── Source information

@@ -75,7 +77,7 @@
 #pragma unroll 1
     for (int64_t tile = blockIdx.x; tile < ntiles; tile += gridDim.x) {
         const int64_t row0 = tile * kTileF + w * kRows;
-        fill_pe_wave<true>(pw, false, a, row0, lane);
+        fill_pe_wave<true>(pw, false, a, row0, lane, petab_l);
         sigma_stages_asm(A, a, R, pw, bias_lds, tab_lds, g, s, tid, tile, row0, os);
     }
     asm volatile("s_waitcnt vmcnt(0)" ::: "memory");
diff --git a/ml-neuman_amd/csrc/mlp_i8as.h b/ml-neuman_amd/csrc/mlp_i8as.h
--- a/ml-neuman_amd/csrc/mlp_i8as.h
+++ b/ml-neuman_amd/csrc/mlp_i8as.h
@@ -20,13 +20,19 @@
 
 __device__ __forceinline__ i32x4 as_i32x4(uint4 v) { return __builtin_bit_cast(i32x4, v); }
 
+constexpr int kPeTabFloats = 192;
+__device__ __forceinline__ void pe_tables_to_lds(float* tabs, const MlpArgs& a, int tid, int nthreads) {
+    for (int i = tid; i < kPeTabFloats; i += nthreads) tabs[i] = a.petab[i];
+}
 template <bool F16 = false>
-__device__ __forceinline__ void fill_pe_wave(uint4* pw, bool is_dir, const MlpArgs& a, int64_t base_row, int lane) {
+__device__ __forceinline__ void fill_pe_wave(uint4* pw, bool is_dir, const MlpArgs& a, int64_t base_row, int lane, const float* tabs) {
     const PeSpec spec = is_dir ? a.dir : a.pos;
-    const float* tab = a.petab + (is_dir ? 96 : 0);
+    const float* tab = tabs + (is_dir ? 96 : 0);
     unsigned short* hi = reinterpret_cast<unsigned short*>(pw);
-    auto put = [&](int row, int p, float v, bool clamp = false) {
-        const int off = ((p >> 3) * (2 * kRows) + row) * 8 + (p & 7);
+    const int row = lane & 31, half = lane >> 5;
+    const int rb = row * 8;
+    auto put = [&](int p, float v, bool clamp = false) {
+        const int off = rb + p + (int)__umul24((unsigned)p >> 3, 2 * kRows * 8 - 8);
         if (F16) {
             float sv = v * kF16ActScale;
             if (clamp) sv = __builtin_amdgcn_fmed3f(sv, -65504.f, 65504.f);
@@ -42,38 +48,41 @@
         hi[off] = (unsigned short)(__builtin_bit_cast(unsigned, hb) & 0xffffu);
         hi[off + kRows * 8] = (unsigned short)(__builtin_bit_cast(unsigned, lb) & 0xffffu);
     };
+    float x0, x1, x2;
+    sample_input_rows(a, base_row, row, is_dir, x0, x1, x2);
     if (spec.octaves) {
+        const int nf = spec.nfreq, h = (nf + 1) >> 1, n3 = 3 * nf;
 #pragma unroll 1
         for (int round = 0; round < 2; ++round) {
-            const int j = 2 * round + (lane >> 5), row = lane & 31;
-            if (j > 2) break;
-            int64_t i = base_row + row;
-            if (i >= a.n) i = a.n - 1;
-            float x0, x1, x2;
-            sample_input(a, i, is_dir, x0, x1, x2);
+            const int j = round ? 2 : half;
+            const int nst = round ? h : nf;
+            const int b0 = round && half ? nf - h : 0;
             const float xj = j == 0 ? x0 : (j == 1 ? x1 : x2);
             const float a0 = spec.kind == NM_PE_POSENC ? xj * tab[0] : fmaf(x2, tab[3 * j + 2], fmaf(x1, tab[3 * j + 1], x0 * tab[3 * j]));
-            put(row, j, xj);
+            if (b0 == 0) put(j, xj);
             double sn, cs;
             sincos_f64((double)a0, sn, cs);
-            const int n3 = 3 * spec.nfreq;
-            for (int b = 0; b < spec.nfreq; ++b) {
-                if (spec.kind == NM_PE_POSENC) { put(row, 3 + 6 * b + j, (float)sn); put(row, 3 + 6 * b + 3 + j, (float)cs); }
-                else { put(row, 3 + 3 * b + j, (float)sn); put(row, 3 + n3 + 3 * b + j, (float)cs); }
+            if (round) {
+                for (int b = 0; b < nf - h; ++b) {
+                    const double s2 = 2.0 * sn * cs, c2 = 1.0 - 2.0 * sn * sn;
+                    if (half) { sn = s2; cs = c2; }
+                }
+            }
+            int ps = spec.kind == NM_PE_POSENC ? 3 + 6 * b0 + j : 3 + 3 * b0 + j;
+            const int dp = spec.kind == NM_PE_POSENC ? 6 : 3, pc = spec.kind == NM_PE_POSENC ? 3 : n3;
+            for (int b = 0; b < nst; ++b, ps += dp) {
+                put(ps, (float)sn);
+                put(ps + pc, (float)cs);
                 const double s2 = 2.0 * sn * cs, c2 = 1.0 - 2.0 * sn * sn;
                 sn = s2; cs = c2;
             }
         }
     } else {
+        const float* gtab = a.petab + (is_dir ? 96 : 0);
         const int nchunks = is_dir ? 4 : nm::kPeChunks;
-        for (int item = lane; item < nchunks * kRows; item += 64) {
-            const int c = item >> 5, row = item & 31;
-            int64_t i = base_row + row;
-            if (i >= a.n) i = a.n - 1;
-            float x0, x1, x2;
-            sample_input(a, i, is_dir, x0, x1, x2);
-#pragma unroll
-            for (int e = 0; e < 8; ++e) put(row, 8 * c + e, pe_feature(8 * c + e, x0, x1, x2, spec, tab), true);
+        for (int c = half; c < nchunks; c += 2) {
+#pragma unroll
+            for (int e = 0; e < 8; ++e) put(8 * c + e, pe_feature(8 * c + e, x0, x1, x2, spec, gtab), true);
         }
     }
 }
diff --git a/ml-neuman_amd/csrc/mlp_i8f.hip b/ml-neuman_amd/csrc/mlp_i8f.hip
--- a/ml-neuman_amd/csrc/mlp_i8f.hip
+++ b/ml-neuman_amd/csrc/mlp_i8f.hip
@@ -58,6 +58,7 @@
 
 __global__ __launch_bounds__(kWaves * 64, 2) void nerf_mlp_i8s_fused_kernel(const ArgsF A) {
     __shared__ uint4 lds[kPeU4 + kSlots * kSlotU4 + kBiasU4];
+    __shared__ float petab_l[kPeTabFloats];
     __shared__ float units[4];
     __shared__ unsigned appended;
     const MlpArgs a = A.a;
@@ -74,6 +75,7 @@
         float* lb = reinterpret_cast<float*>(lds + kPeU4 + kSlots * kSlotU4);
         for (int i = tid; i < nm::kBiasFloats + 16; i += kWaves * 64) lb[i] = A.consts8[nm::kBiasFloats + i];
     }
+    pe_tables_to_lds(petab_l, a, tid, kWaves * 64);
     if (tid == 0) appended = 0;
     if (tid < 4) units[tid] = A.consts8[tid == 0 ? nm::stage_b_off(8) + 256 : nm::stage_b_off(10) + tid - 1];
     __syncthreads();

────
── Source information

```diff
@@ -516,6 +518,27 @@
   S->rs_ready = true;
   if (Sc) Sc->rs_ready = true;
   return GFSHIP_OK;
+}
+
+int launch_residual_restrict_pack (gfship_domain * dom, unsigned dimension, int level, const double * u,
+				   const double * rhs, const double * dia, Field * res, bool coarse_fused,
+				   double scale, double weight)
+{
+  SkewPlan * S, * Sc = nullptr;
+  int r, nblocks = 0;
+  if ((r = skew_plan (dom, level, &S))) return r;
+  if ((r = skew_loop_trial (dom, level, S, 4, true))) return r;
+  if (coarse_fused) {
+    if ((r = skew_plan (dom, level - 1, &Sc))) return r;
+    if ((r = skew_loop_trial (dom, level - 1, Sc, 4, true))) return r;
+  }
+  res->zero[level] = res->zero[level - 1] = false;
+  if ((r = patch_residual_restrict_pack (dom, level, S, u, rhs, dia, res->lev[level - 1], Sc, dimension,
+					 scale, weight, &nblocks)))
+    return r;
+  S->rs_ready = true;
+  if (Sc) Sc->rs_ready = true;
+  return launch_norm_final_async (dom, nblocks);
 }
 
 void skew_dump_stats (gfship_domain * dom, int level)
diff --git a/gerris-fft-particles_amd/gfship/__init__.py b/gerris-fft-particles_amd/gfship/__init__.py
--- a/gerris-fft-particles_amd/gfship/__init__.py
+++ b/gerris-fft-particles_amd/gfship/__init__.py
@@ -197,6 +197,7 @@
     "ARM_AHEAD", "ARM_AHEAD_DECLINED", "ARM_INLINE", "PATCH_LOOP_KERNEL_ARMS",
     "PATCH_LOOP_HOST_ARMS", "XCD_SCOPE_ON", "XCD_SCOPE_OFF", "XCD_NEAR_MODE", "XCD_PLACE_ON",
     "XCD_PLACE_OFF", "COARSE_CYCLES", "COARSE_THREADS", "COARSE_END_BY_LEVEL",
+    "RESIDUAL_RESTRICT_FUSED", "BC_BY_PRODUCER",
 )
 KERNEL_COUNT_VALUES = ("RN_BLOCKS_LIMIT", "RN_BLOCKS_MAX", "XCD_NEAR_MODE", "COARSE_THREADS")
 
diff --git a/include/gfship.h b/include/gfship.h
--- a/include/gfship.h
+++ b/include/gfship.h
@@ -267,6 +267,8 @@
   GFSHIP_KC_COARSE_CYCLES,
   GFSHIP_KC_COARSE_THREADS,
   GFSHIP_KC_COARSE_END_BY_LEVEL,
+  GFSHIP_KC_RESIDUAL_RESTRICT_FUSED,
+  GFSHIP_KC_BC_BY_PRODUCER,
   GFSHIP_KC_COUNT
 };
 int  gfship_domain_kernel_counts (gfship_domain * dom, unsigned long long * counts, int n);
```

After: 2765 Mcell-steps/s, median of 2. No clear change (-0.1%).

────

What you need to do>
Both the line containing "for (int item" and the line containing "-#pragma unroll" belong in the answer. Print them and every line above that falls between them exactly, and no others.

Your solution>
-        for (int item = lane; item < nchunks * kRows; item += 64) {
-            const int c = item >> 5, row = item & 31;
-            int64_t i = base_row + row;
-            if (i >= a.n) i = a.n - 1;
-            float x0, x1, x2;
-            sample_input(a, i, is_dir, x0, x1, x2);
-#pragma unroll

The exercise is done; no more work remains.